Saved data entries
__________
namespace {
template <int T, bool SPEC, bool HITS, typename POWER, typename JOFF, typename STORE>
__device__ __forceinline__ void scn_small_db_store_record(POWER power_at, JOFF joff_of, STORE store, const ScnFftArgs &args, uint32_t buf, bool valid,
                                                          uint32_t keepmask, uint32_t t, uint32_t n) {
  v16f pw, dbv;
  float gmax[4] = {0.0f, 0.0f, 0.0f, 0.0f};
#pragma unroll
  for (int o = 0; o < 16; o++) {
    const float q = power_at(o);
    pw[o] = q;
    gmax[o >> 2] = fmaxf(gmax[o >> 2], q);
    if constexpr (SPEC) {
      const float d = db_fast(q);
      dbv[o] = d;
      store(o, d, true);
    }
  }
  const float pmax = fmaxf(fmaxf(gmax[0], gmax[1]), fmaxf(gmax[2], gmax[3]));
  const bool any_cand = HITS && __ballot(valid && pmax > args.p_lo) != 0ull;
  if (SPEC || any_cand) {
    if constexpr (!SPEC) {
#pragma unroll
      for (int o = 0; o < 16; o++) dbv[o] = db_fast(pw[o]);
    }
    if (__ballot(pmax >= SCN_P_EXACT_FROM)) {
#pragma unroll
      for (int g = 0; g < 4; g++) {
        if (__ballot(gmax[g] >= SCN_P_EXACT_FROM)) {
#pragma unroll
          for (int o = 4 * g; o < 4 * g + 4; o++) {
            const float q = pw[o];
            if (__ballot(q >= SCN_P_EXACT_FROM)) {
              const float d = db_exact(q);
              dbv[o] = q >= SCN_P_EXACT_FROM ? d : dbv[o];
              if constexpr (SPEC) store(o, d, q >= SCN_P_EXACT_FROM);
            }
          }
        }
      }
    }
  }
  if constexpr (HITS) {
    uint32_t total = 0;
    if (any_cand) {
      uint32_t hm = 0;
#pragma unroll
      for (int o = 0; o < 16; o++) hm |= (dbv[o] > args.threshold) ? (1u << o) : 0u;
      hm &= valid ? keepmask : 0u;
      total = scn_record_hits_segment<T, 16>(dbv, hm, args, buf, t, [&](int o) -> uint32_t { return (t + joff_of(o)) ^ (n / 2); });
    }
    if (t == 0 && valid) {
      args.per_buffer_hits[buf] = total;
      if (args.host_hits) args.host_hits[buf] = total;
    }
  }
}

template <int M>
struct GeoSmall {
  static constexpr uint32_t N = 256u * M, T = 16u * M, SLOTS = 256u / T;
  static constexpr uint32_t P1 = T + M, P2 = 256u + 16u / M;
  static constexpr uint32_t EXCH = (16u * P1 > M * P2) ? 16u * P1 : M * P2;
  static constexpr uint32_t LDS_BYTES = SLOTS * EXCH * 8u + T * 8u + 16u;
  static constexpr uint32_t WG_PER_CU = 3;
};
}

template <int M, int KIND, bool DC, bool HITS, bool SPEC>
__global__ __launch_bounds__(256, 3) void scn_fft_small_kernel(ScnFftArgs args) {
  static_assert(M == 1 || M == 2, "256 or 512 points");
  static_assert(HITS || SPEC, "a kernel that reports nothing");
  typedef GeoSmall<M> G;
  constexpr int AUX_LD = SCN_AUX_LD;
  constexpr int AUX_ST = SCN_AUX_ST;
  constexpr uint32_t N = G::N, T = G::T, SLOTS = G::SLOTS, P1 = G::P1, P2 = G::P2;
  typedef RawLoader<KIND> L;
  extern __shared__ __attribute__((aligned(16))) char smem_raw[];
  const uint32_t tid = threadIdx.x, t = tid % T, slot = tid / T;
  v2f *lds = reinterpret_cast<v2f *>(smem_raw) + slot * G::EXCH;
  v2f *lds_tw2 = reinterpret_cast<v2f *>(smem_raw) + SLOTS * G::EXCH;
  const uint32_t p2 = t / M, c2 = t % M;
  const uint32_t buf_bytes = L::kBytes * N;

  auto in_rsrc = [&](uint32_t first) {
    const bool ok = first < args.n_buffers;
    const uint32_t nb = ok ? (args.n_buffers - first < SLOTS ? args.n_buffers - first : SLOTS) : 0u;
    return make_rsrc(reinterpret_cast<const char *>(args.raw) + (size_t)(ok ? first : 0u) * buf_bytes, nb * buf_bytes);
  };
  typename L::raw_t raw[16];
  auto load_group = [&](const __amdgpu_buffer_rsrc_t &r, int a_lo, int a_hi) {
#pragma unroll
    for (int a = 0; a < 16; a++)
      if (a >= a_lo && a < a_hi) raw[a] = L::template load<AUX_LD>(r, N, t + slot * (KIND == SCN_K_SHORT ? 2u * N : N), T * a);
  };
  uint32_t first = blockIdx.x * SLOTS;
  load_group(in_rsrc(first), 0, 16);

  cf tw1[16];
#pragma unroll
  for (int p = 1; p < 16; p++) tw1[p] = from_v2f(args.tw1_table[(p - 1) * T + t]);
  float win[16];
#pragma unroll
  for (int a = 0; a < 16; a++) win[a] = args.window[T * a + t] * args.scale;
  if (slot == 0) lds_tw2[t] = args.twiddle[(16 * p2 * c2) & (N - 1)];
  __syncthreads();

  v2f *w1 = lds + t;
  v2f *r1 = lds + p2 * P1 + c2;
  v2f *w2 = lds + c2 * P2 + p2;
  v2f *r3 = lds + t;
  const v2f *tw2 = lds_tw2 + c2;
  auto joff_of = [](int o) -> uint32_t { return T * ((uint32_t)o / M) + 256u * ((uint32_t)o % M); };
  uint32_t keepmask = 0;
  if (HITS) {
#pragma unroll
    for (int o = 0; o < 16; o++) {
      const uint32_t j = t + joff_of(o);
      const uint32_t i = j ^ (N / 2);
      const bool keep = scn_bin_evaluated(j, i, N, args);
      keepmask |= keep ? (1u << o) : 0u;
    }
  }

  for (; first < args.n_buffers; first += gridDim.x * SLOTS) {
    const uint32_t buf = first + slot;
    const bool valid = buf < args.n_buffers;
    int dc_re = 0, dc_im = 0;
    if (DC) {
      int sr = 0, si = 0;
#pragma unroll
      for (int a = 0; a < 16; a++) {
        int re, im;
        L::ints(raw[a], re, im);
        sr += re;
        si += im;
      }
#pragma unroll
      for (uint32_t off = T / 2; off > 0; off >>= 1) {
        sr += __shfl_xor(sr, (int)off, 64);
        si += __shfl_xor(si, (int)off, 64);
      }
      dc_re = (int)((uint32_t)sr / N);
      dc_im = (int)((uint32_t)si / N);
    }
    cf v[16];
#pragma unroll
    for (int a = 0; a < 16; a++) v[a] = L::conv(raw[a], dc_re, dc_im, 1.0f) * win[a];
    const __amdgpu_buffer_rsrc_t rn = in_rsrc(first + gridDim.x * SLOTS);
    load_group(rn, 0, 6);

    fft16(v);
#pragma unroll
    for (int p = 0; p < 16; p++) {
      cf y = v[OUT16(p)];
      if (p) y = cmul(y, tw1[p]);
      w1[p * P1] = to_v2f(y);
    }
    __syncthreads();
#pragma unroll
    for (int b = 0; b < 16; b++) v[b] = from_v2f(r1[b * M]);
    load_group(rn, 6, 11);
    fft16(v);
    if constexpr (M == 1) {
      load_group(rn, 11, 16);
    } else {
#pragma unroll
      for (int q = 1; q < 16; q++) v[OUT16(q)] = cmul(v[OUT16(q)], from_v2f(tw2[q * M]));
      __syncthreads();
      load_group(rn, 11, 16);
#pragma unroll
      for (int q = 0; q < 16; q++) w2[q * 16] = to_v2f(v[OUT16(q)]);
      __syncthreads();
#pragma unroll
      for (int u = 0; u < 16 / M; u++)
#pragma unroll
        for (int c = 0; c < M; c++) v[u * M + c] = from_v2f(r3[c * P2 + T * u]);
#pragma unroll
      for (int u = 0; u < 8; u++) {
        const cf a = v[2 * u], b = v[2 * u + 1];
        v[2 * u] = a + b;
        v[2 * u + 1] = a - b;
      }
    }
    const uint32_t nvalid = args.n_buffers - first < SLOTS ? args.n_buffers - first : SLOTS;
    __amdgpu_buffer_rsrc_t rout = make_rsrc(args.power_db + (size_t)first * N, (SPEC && args.power_db) ? nvalid * 4u * N : 0u);
    const uint32_t st_voff = (slot * N + t) * 4u;
    scn_small_db_store_record<(int)T, SPEC, HITS>(
        [&](int o) -> float { return power_of(v[M == 1 ? OUT16(o) : o]); }, joff_of,
        [&](int o, float d, bool pred) { __builtin_amdgcn_raw_buffer_store_b32(__builtin_bit_cast(int, d), rout, pred ? st_voff : 0x80000000u, 4u * joff_of(o), AUX_ST); },
        args, buf, valid, keepmask, t, N);
    __syncthreads();
  }
}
__________
Work required
Among the records above, extract exactly the lines from the line with "kernel that reports" to the line with "const uint32_t p2 = t / M, c2 = t % M;", both lines included, and leave out the rest.

Answer section
  static_assert(HITS || SPEC, "a kernel that reports nothing");
  typedef GeoSmall<M> G;
  constexpr int AUX_LD = SCN_AUX_LD;
  constexpr int AUX_ST = SCN_AUX_ST;
  constexpr uint32_t N = G::N, T = G::T, SLOTS = G::SLOTS, P1 = G::P1, P2 = G::P2;
  typedef RawLoader<KIND> L;
  extern __shared__ __attribute__((aligned(16))) char smem_raw[];
  const uint32_t tid = threadIdx.x, t = tid % T, slot = tid / T;
  v2f *lds = reinterpret_cast<v2f *>(smem_raw) + slot * G::EXCH;
  v2f *lds_tw2 = reinterpret_cast<v2f *>(smem_raw) + SLOTS * G::EXCH;
  const uint32_t p2 = t / M, c2 = t % M;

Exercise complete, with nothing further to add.